Literaturepoche Nachkriegsliteratur (1945-1968) (Seite 5)

Im Gegensatz zur Bundesrepublik bildete sich in der DDR der 50er Jahre eine relativ homogene, vom Staat gesteuerte und reglementierte Literatur heraus. Zwei Hauptthemen sind in dieser Phase zu erkennen: Einerseits wurden die Romane aus den 40er Jahren fortgeführt, die sich mit Faschismus und Widerstand beschäftigten, wofür Bruno Apitz’ Buchenwald-Roman Nackt unter Wölfen (1958) das bekannteste Beispiel ist. Andererseits sollte die Literatur in der DDR als Planfaktor beim Aufbau des Sozialismus dienen, weshalb zahlreiche sogenannte „Aufbau“-Romane entstanden; unter ihnen Eduard Claudius’ Menschen an unserer Seite (1951) und Roheisen (1955) von Hans Marchwitza. Erst allmählich wandte sich die Literatur auch zeitaktuellen Themen zu. Nachdem 1959 auf der „Bitterfelder Konferenz“ eine stärkere Verbindung, ein Schulterschluss, zwischen Schriftstellern und Arbeitern gefordert worden war, um die bürgerliche Literatur zu überwinden, wurden Anfang der 60er Jahre verstärkt auch politische, durchaus auch sozialkritische Fragestellungen thematisiert. So erzählt Erik Neutschs Roman Die Spur der Steine (1964) vom anarchischen Brigadier Balla und dessen Bauarbeitertruppe. Noch konkreter äußert sich der Schriftsteller Hermann Kant. Formal wie inhaltlich stellt sein Roman Die Aula (1963) eine Abkehr von den starren Konventionen des sozialistischen Realismus dar. Sein Ich-Erzähler berichtet über den Aufbau der Arbeiter- und Bauern-Fakultät, einem Aufbau, der von Erfolgen wie Misserfolgen geprägt ist. Doch den wohl bekanntesten Roman – auch über die Grenzen der DDR hinaus – legte Christa Wolf mit Der geteilte Himmel (1963) vor. Darin thematisiert sie die Kluft zwischen beiden deutschen Staaten, die durch den Bau der Berliner Mauer zwei Jahre zuvor zementiert wurde. Der Roman endet zwar mit einem Bekenntnis der Hauptfigur zur bestehenden DDR-Gesellschaft, doch trotz dieses ideologisch versöhnlichen Ausklangs ist seine politische Brisanz kaum abzustreiten.

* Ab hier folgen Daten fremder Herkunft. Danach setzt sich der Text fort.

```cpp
#ifdef Q_TIMING
#define Q_T(n) do { if (tid == 0) { const unsigned long long t_ = __builtin_readcyclecounter(); atomicAdd(QP.timing + (n), t_ - qt_last); qt_last = t_; } } while (0)
#else
#define Q_T(n) do {} while (0)
#endif
template <int M, int DSUB, int GA>
__device__ __forceinline__ void q_scan_group(const QParams &QP, const int4 gd, unsigned char *smem) {
    constexpr int G = MMIDX_Q_G, NT = 256, WV = 4, U = MMIDX_Q_U, HKQ = MMIDX_Q_HKQ, NS = MMIDX_Q_SLOTS;
    static_assert(G == WV, "wave i takes query i in the selection");
    static_assert(M * 2048 >= G * MMIDX_Q_HKQ * 8, "the candidates' exact sums re-use the table");
    static_assert(M <= 16 && M * 4095 < 65535, "K3q's 16-bit sums hold at most sixteen saturated entries");
    const ScanParams &P = QP.S;
    const int D = P.D;
    const QLds L(M, D);
    double *s_r = (double *)(smem + L.res);
    int *s_astar = (int *)(smem + L.misc);
    u32 *s_flag = (u32 *)(smem + L.misc) + 4;
    u32 *s_kept = (u32 *)(smem + L.misc) + 8;
    u32 *s_emit = (u32 *)(smem + L.misc) + 12;
    u32 *s_base = (u32 *)(smem + L.misc) + 16;
    double *s_inv = (double *)(smem + L.misc) + 16;
    u64 *s_max = (u64 *)(smem + L.misc) + 20;
    u32 *s_cut = (u32 *)(smem + L.misc) + 24;
    u32 *cent = (u32 *)(smem + L.cent);

    const int cell = gd.x, ng = gd.z;
    const int tid = threadIdx.x, lane = tid & 63, wv = tid >> 6;
#ifdef Q_TIMING
    unsigned long long qt_last = __builtin_readcyclecounter();
#endif
    int qid[G];
#pragma unroll
    for (int i = 0; i < G; i++) qid[i] = P.order[gd.y + (i < ng ? i : 0)] / P.w;
    const int64_t beg = P.list_off[cell];
    const u32 n_seg = (u32)__builtin_amdgcn_readfirstlane((int)(u32)(P.list_off[cell + 1] - beg));
    if (n_seg == 0) return;
    const unsigned char *codes0;
    {
        const u64 e0 = (u64)beg;
        const u32 lo32 = (u32)__builtin_amdgcn_readfirstlane((int)(u32)e0), hi32 = (u32)__builtin_amdgcn_readfirstlane((int)(u32)(e0 >> 32));
        codes0 = (const unsigned char *)P.codes + (size_t)(((u64)hi32 << 32) | lo32) * M;
    }
    auto fetch = [&](CodeVec<M, unsigned char> &dst, const u32 i) {
        const u32 ic = min(i, n_seg - 1u);
        dst.load(codes0 + ic * (u32)M);
    };
    CodeVec<M, unsigned char> X0[U], X1[U];
#pragma unroll
    for (int u = 0; u < U; u++) fetch(X0[u], (u32)u * NT + (u32)tid);

    static_assert(M % Q_TU == 0, "the table is built Q_TU rows at a time");
    static_assert(DSUB % 2 == 0, "two dimensions per load");
    auto load_rows = [&](q_f2 (&p)[Q_TU][DSUB / 2], const int s0) {
#pragma unroll
        for (int j = 0; j < Q_TU; j++)
#pragma unroll
            for (int t2 = 0; t2 < DSUB / 2; t2++) p[j][t2] = ((const q_f2 *)QP.pqT32)[((size_t)(s0 + j) * (DSUB / 2) + t2) * 256 + tid];
    };
    float *r32 = (float *)(smem + L.cent);

    for (int i = tid; i < 128; i += NT) ((u32 *)(smem + L.misc))[i] = 0;
    __syncthreads();
    if (wv < GA) {
        const int i = wv;
        const double *qrow = P.Q + (size_t)qid[i] * D, *crow = P.coarse + (size_t)cell * D;
        if (P.transform == 1) {
            double *raw = (double *)smem + (size_t)i * D;
            for (int d = lane; d < D; d += 64) raw[d] = crow[d] - qrow[d];
            __builtin_amdgcn_s_waitcnt(0);
            __builtin_amdgcn_wave_barrier();
            for (int j = lane; j < D; j += 64) {
                double total = 0.0;
                for (int k = 0; k < D; k++) total += raw[k] * P.rot[(size_t)k * D + j];
                s_r[(size_t)i * D + j] = total;
            }
        } else {
            for (int d = lane; d < D; d += 64) {
                const int src = P.transform == 2 ? P.perm[d] : d;
                s_r[(size_t)i * D + d] = crow[src] - qrow[src];
            }
        }
        __builtin_amdgcn_s_waitcnt(0);
        __builtin_amdgcn_wave_barrier();
        double part = 0.0, rr = 0.0;
        for (int d = lane; d < D; d += 64) {
            const double r = s_r[(size_t)i * D + d];
            part += r * r - 2.0 * r * QP.pqstat[d];
            rr += r * r;
            r32[d * 4 + i] = (float)r;
        }
        if (lane < M) part += QP.pqstat[M * DSUB + lane];
        const double qr = wave_sum_f64(part);
        const double rnx = sqrt(wave_sum_f64(rr)) + QP.pmax;
        const bool fits = qr > 1e-24 && qr < 1e24 && rnx < 1e15 && 2.0 * 5.9604644775390625e-8 * sqrt(4128.0 * (MMIDX_Q_SCALE / qr)) * rnx <= 0.25;
        const bool ok = i < ng && fits;
// ... 202 lines not shown
#pragma unroll
        for (int k = 0; k < NS; k++) {
            const u32 key = slot[i][k];
            if (key != 0xFFFFFFFFu && (key >> 16) <= cut) push(i, key >> 16, ((key & 0xFFFFu) << 8) | (u32)tid);
        }
        const u32 last = slot[i][NS - 1];
        if (last != 0xFFFFFFFFu && (last >> 16) <= cut) rmask |= 1u << i;
    }
    if (rmask) *s_resc = 1u;
    __syncthreads();
    if (*s_resc) {
        build_table(std::false_type{});
        __syncthreads();
        if (rmask) {
#pragma unroll
            for (int i = 0; i < GA; i++) {
                if (!((rmask >> i) & 1u)) continue;
                const u32 cut = s_cut[i], last = slot[i][NS - 1];
                for (u32 step = 0; step * NT + (u32)tid < n_seg; step++) {
                    CodeVec<M, unsigned char> cv;
                    cv.load(codes0 + (step * NT + (u32)tid) * (u32)M);
                    u32 lo, hi;
                    lookup(cv, lo, hi);
                    const u32 a = (i & 1) ? ((i < 2 ? lo : hi) >> 16) : ((i < 2 ? lo : hi) & 0xFFFFu);
                    if (a <= cut && ((a << 16) | step) > last) push(i, a, (step << 8) | (u32)tid);
                }
            }
        }
    }
    __syncthreads();
    Q_T(3);
    bool live[G];
    u32 first[G + 1];
    first[0] = 0;
#pragma unroll
    for (int i = 0; i < G; i++) {
        live[i] = i < ng && s_flag[i] == 0u && s_kept[i] <= (u32)HKQ;
        if (i < ng && !live[i] && tid == 0) {
            const u32 nch = (n_seg + (u32)P.chunk - 1u) / (u32)P.chunk;
            const u32 sl = atomicAdd(P.fb_count, nch);
            for (u32 c = 0; c < nch; c++) {
                P.fb_items[sl + c] = qid[i] * P.w;
                P.fb_ch[sl + c] = (int32_t)c;
            }
        }
        first[i + 1] = first[i] + (live[i] ? s_kept[i] : 0u);
    }
    const u32 ncand = first[G];
    if (ncand == 0) return;
    u64 *ckey = (u64 *)smem;
    constexpr int RB = DSUB * 8, LPR = RB / 16, RPL = LPR ? 64 / LPR : 0, MB = CodeVec<M, unsigned char>::WORDS * 4;
    constexpr size_t XC = (size_t)G * HKQ * 8, XT = XC + (size_t)NT * MB;
    constexpr bool COOP = RB % 16 == 0 && LPR >= 1 && 16 % LPR == 0 && XT + (size_t)WV * 64 * RB <= (size_t)M * 2048;
    auto which = [&](const u32 idx) -> int {
        int i = 0;
#pragma unroll
        for (int k = 1; k < G; k++) i += (idx >= first[k]) ? 1 : 0;
        return i;
    };
    auto entry_of = [&](const u32 idx, const int i) -> u32 { return cent[i * HKQ + (idx - (i == 0 ? first[0] : (i == 1 ? first[1] : (i == 2 ? first[2] : first[3]))))]; };
    if constexpr (COOP) {
        unsigned char *s_code = smem + XC + (size_t)wv * 64 * MB;
        unsigned char *s_tile = smem + XT + (size_t)wv * 64 * RB;
        const u32 row0 = (u32)lane / LPR, chunk = (u32)lane % LPR;
        auto sums = [&](const u32 idx) {
            const bool h = idx < ncand;
            if (!__builtin_amdgcn_ballot_w64(h)) return;
            const u32 ic = h ? idx : ncand - 1u;
            const int q = which(ic);
            const u32 v = entry_of(ic, q);
            {
                CodeVec<M, unsigned char> cv;
                cv.load(codes0 + (v & 0xFFFFFFu) * (u32)M);
#pragma unroll
                for (int i = 0; i < MB / 4; i++) ((u32 *)(s_code + (size_t)lane * MB))[i] = cv.wd[i];
            }
            __builtin_amdgcn_wave_barrier();
            const q_d2 *tq = (const q_d2 *)(s_r + (size_t)q * D);
            double d = 0.0;
            const u32 rot0 = (row0 / (16 / LPR)) % LPR, rotl = ((u32)lane / (16 / LPR)) % LPR;
            const u32 srcoff = ((chunk + rot0) % LPR) * 16u;
            auto bytes = [&](u32 (&b)[LPR], const int s) {
#pragma unroll
                for (int i = 0; i < LPR; i++) b[i] = s_code[((u32)i * RPL + row0) * MB + (u32)s];
            };
            auto dma = [&](const u32 (&b)[LPR], const int s) {
#pragma unroll
                for (int i = 0; i < LPR; i++)
                    __builtin_amdgcn_global_load_lds((const __attribute__((address_space(1))) void *)((const char *)QP.pq + (((u32)s * 256u + b[i]) * (u32)RB + srcoff)),
                                                     (__attribute__((address_space(3))) void *)(s_tile + i * 1024), 16, 0, 0);
            };
            u32 cb[LPR];
            bytes(cb, 0);
            dma(cb, 0);
#pragma unroll 1
            for (int s = 0; s < M; s++) {
                q_d2 p2[LPR];
                bytes(cb, s + 1 < M ? s + 1 : s);
                __builtin_amdgcn_s_waitcnt(0x0F70);
#pragma unroll
                for (int c = 0; c < LPR; c++) p2[c] = *(const q_d2 *)(s_tile + (u32)lane * RB + (((u32)c - rotl) % LPR) * 16u);
                __builtin_amdgcn_s_waitcnt(0xC07F);
                if (s + 1 < M) dma(cb, s + 1);
                double a = 0.0;
#pragma unroll
                for (int c = 0; c < LPR; c++) {
                    const q_d2 r = tq[s * LPR + c];
                    const double f0 = r.x - p2[c].x, f1 = r.y - p2[c].y;
                    a += f0 * f0;
                    a += f1 * f1;
                }
                d = s == 0 ? a : d + a;
            }
            if (h) {
                ckey[idx] = dkey(d);
                if (v & 0x80000000u) atomicMax(s_max + q, dkey(d));
            }
        };
        sums((u32)tid);
        sums((u32)tid + NT);
        sums((u32)tid + 2 * NT);
    } else {
        const u32 ia = (u32)tid, ib = (u32)tid + NT, ic = (u32)tid + 2 * NT;
        auto sum2 = [&](const u32 i0, const u32 i1) {
            const bool h0 = i0 < ncand, h1 = i1 < ncand;
            if (!__builtin_amdgcn_ballot_w64(h0)) return;
            const int q0 = h0 ? which(i0) : 0, q1 = h1 ? which(i1) : 0;
            const u32 v0 = h0 ? entry_of(i0, q0) : 0u, v1 = h1 ? entry_of(i1, q1) : 0u;
            CodeVec<M, unsigned char> c0v, c1v;
            c0v.load(codes0 + (v0 & 0xFFFFFFu) * (u32)M);
            c1v.load(codes0 + (v1 & 0xFFFFFFu) * (u32)M);
            const double *t0 = s_r + (size_t)q0 * D, *t1 = s_r + (size_t)q1 * D;
            double d0 = 0.0, d1 = 0.0;
#pragma unroll 1
            for (int s0 = 0; s0 < M; s0 += Q_FR) {
                double p0[Q_FR][DSUB], p1[Q_FR][DSUB];
#pragma unroll
                for (int j = 0; j < Q_FR; j++) {
                    const u32 b0 = (c0v.wd[(s0 + j) >> 2] >> (8 * ((s0 + j) & 3))) & 0xffu, b1 = (c1v.wd[(s0 + j) >> 2] >> (8 * ((s0 + j) & 3))) & 0xffu;
                    const double *r0 = QP.pq + ((size_t)(s0 + j) * 256 + (size_t)b0) * DSUB;
                    const double *r1 = QP.pq + ((size_t)(s0 + j) * 256 + (size_t)b1) * DSUB;
#pragma unroll
                    for (int t = 0; t < DSUB; t++) {
                        p0[j][t] = r0[t];
                        p1[j][t] = r1[t];
                    }
                }
#pragma unroll
                for (int j = 0; j < Q_FR; j++) {
                    double a0 = 0.0, a1 = 0.0;
#pragma unroll
                    for (int t = 0; t < DSUB; t++) {
                        const double f0 = t0[(s0 + j) * DSUB + t] - p0[j][t], f1 = t1[(s0 + j) * DSUB + t] - p1[j][t];
                        a0 += f0 * f0;
                        a1 += f1 * f1;
                    }
                    d0 = (s0 + j) == 0 ? a0 : d0 + a0;
                    d1 = (s0 + j) == 0 ? a1 : d1 + a1;
                }
            }
            if (h0) {
                ckey[i0] = dkey(d0);
                if (v0 & 0x80000000u) atomicMax(s_max + q0, dkey(d0));
            }
            if (h1) {
                ckey[i1] = dkey(d1);
                if (v1 & 0x80000000u) atomicMax(s_max + q1, dkey(d1));
            }
        };
        sum2(ia, 0xFFFFFFFFu);
        sum2(ib, 0xFFFFFFFFu);
        sum2(ic, 0xFFFFFFFFu);
    }
    __syncthreads();
    Q_T(4);
    u64 Te[G];
#pragma unroll
    for (int i = 0; i < G; i++) {
        const bool has_T = live[i] && s_astar[i] >= 0;
        const u64 Tl = has_T ? s_max[i] : MMIDX_KEY_MAX;
        const u64 Tg = __hip_atomic_load(P.T + qid[i], __ATOMIC_RELAXED, __HIP_MEMORY_SCOPE_AGENT);
        Te[i] = Tl < Tg ? Tl : Tg;
        if (has_T && tid == 0) atomicMin(P.T + qid[i], Tl);
    }
#pragma unroll 1
    for (u32 idx = (u32)tid; idx < ncand; idx += NT) {
        int i = 0;
#pragma unroll
        for (int k = 1; k < G; k++) i += (idx >= first[k]) ? 1 : 0;
        const u64 te = i == 0 ? Te[0] : (i == 1 ? Te[1] : (i == 2 ? Te[2] : Te[3]));
        u32 *ce = cent + i * HKQ + (idx - (i == 0 ? first[0] : (i == 1 ? first[1] : (i == 2 ? first[2] : first[3]))));
        const u32 v = *ce & 0xFFFFFFu;
        const u32 sl = ckey[idx] <= te ? atomicAdd(s_emit + i, 1u) : 0xFFu;
        *ce = v | (sl << 24);
    }
    __syncthreads();
    if (tid < G && s_emit[tid]) s_base[tid] = atomicAdd(P.pool_cnt + qid[tid], s_emit[tid]);
    __syncthreads();
#pragma unroll 1
    for (u32 idx = (u32)tid; idx < ncand; idx += NT) {
        int i = 0;
#pragma unroll
        for (int k = 1; k < G; k++) i += (idx >= first[k]) ? 1 : 0;
        const u32 v = cent[i * HKQ + (idx - (i == 0 ? first[0] : (i == 1 ? first[1] : (i == 2 ? first[2] : first[3]))))];
        if ((v >> 24) == 0xFFu) continue;
        const int qq = i == 0 ? qid[0] : (i == 1 ? qid[1] : (i == 2 ? qid[2] : qid[3]));
        const u32 sl = s_base[i] + (v >> 24);
        if (sl < (u32)P.poolq) {
            P.pool_key[(size_t)qq * P.poolq + sl] = ckey[idx];
            P.pool_val[(size_t)qq * P.poolq + sl] = (u64)(v & 0xFFFFFFu);
        }
    }
    Q_T(5);
}

template <int M, int DSUB>
__global__ __launch_bounds__(256, Q_WPS) void k_scan_q(const QParams QP) {
    extern __shared__ __attribute__((aligned(16))) unsigned char smem[];
    const int grp = (int)blockIdx.x;
    if (grp >= *QP.n_groups) return;
    const int4 gd = QP.gdesc[grp];
#ifndef Q_NO_GA2
    if (gd.z <= 2) q_scan_group<M, DSUB, 2>(QP, gd, smem);
    else
#endif
        q_scan_group<M, DSUB, 4>(QP, gd, smem);
}
```

Measured before the change: 21.58 million queries/s.

## Carry candidate ids through the pool and prefetch pool entries in merge

The query-grouped scan kernel now fetches each candidate's global id into LDS with asynchronous global-to-LDS loads while it computes distances. It packs that id into the pool value, so the merge kernel can skip the dependent list_off/cells/ids lookup chain when every entry carries an id and no more than one block's worth survives. The merge kernel also issues its first pool load before reading the count and batches several loads per thread. The risk is a 24-bit position limit and extra ids traffic in the scan for candidates that are later rejected.

```diff
diff --git a/multimedia-indexing_amd/csrc/mmidx_api.hip b/multimedia-indexing_amd/csrc/mmidx_api.hip
--- a/multimedia-indexing_amd/csrc/mmidx_api.hip
+++ b/multimedia-indexing_amd/csrc/mmidx_api.hip
@@ -990,6 +990,7 @@
     QP.pqstat = h->d_pqstat;
     QP.pqT32 = h->d_pqT32;
     QP.pmax = h->rmax;
+    QP.ids = h->d_ids;
     QP.timing = nullptr;
     const QLds L(h->m, h->D);
     const unsigned grid = (unsigned)((std::min<size_t>(max_groups, (size_t)nq) + 7 + 7) & ~(size_t)7);
@@ -2354,7 +2355,7 @@
     int mcap = 512;
     while (mcap < 2 * pl.K1) mcap <<= 1;
     M.cap = mcap;
-    const size_t mlds = (size_t)mcap * 16 + ((ivf && P.w <= 1024) ? (size_t)P.w * 8 : 0);
+    const size_t mlds = (size_t)mcap * 16 + (size_t)(pl.K1 <= 128 ? 128 : MMIDX_BLOCK) * 4 + ((ivf && P.w <= 1024) ? (size_t)P.w * 8 : 0);
     if (pl.K1 <= 128) {
         HIPCK(hipFuncSetAttribute((const void *)k_merge<128>, hipFuncAttributeMaxDynamicSharedMemorySize, (int)mlds));
         hipLaunchKernelGGL(k_merge<128>, dim3((unsigned)nq), dim3(128), mlds, st, M);
diff --git a/multimedia-indexing_amd/csrc/mmidx_kernels.h b/multimedia-indexing_amd/csrc/mmidx_kernels.h
--- a/multimedia-indexing_amd/csrc/mmidx_kernels.h
+++ b/multimedia-indexing_amd/csrc/mmidx_kernels.h
@@ -4,6 +4,7 @@
 
 #include "mmidx_device_util.h"
 #include "mmidx_host.h"
+#include "mmidx_pool_entry.h"
 
 #define MMIDX_BLOCK 256
 #define MMIDX_KEY_MAX 0xFFFFFFFFFFFFFFFFull
@@ -3445,14 +3446,27 @@
     const int CAP = P.cap;
     u64 *key = (u64 *)smem;
     u64 *val = key + CAP;
-    int64_t *s_off = (int64_t *)(val + CAP);
+    u32 *cid = (u32 *)(val + CAP);
+    int64_t *s_off = (int64_t *)(cid + NT);
     const int q = blockIdx.x, tid = threadIdx.x;
     const int K1 = P.k + 1;
-    __shared__ u32 s_m;
-    int n = (int)P.pool_cnt[q];
-    if (n > P.poolq) n = P.poolq;
+    __shared__ u32 s_m, s_lack;
     const u64 *pk = P.pool_key + (size_t)q * P.poolq;
     const u64 *pv = P.pool_val + (size_t)q * P.poolq;
+    constexpr int PF = 4;
+    u64 ck[PF], cv[PF];
+    const bool spec = P.mode == 0;
+    const int e0 = (spec && tid < P.poolq) ? tid : 0;
+    ck[0] = pk[e0];
+    cv[0] = pv[e0];
+    int n = (int)P.pool_cnt[q];
+    const u64 T = P.T ? __hip_atomic_load(P.T + q, __ATOMIC_RELAXED, __HIP_MEMORY_SCOPE_AGENT) : MMIDX_KEY_MAX;
+#pragma unroll
+    for (int c = 1; c < PF; c++) {
+        ck[c] = MMIDX_KEY_MAX;
+        cv[c] = 0;
+    }
+    if (n > P.poolq) n = P.poolq;
     double *o_pd = P.pdist;
     long long *o_pk = P.pkey;
     int32_t *o_pc = P.count_out + q;
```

Auch in Westdeutschland kam es Anfang der 60er Jahre zu einer zunehmenden Politisierung der Literatur. Das allmähliche Ende des „Wirtschaftswunders“ der 50er Jahre und der Bau der Mauer waren zwei maßgebliche Gründe für die gesellschaftliche Krise dieser Jahre. Den längst etablierten Literaten der Gruppe 47 warf man nun vor, die aktuellen politischen und sozialen Verhältnisse zugunsten ästhetischer und poetologischer Kriterien nicht adäquat abzubilden und nicht tief genug zu reflektieren.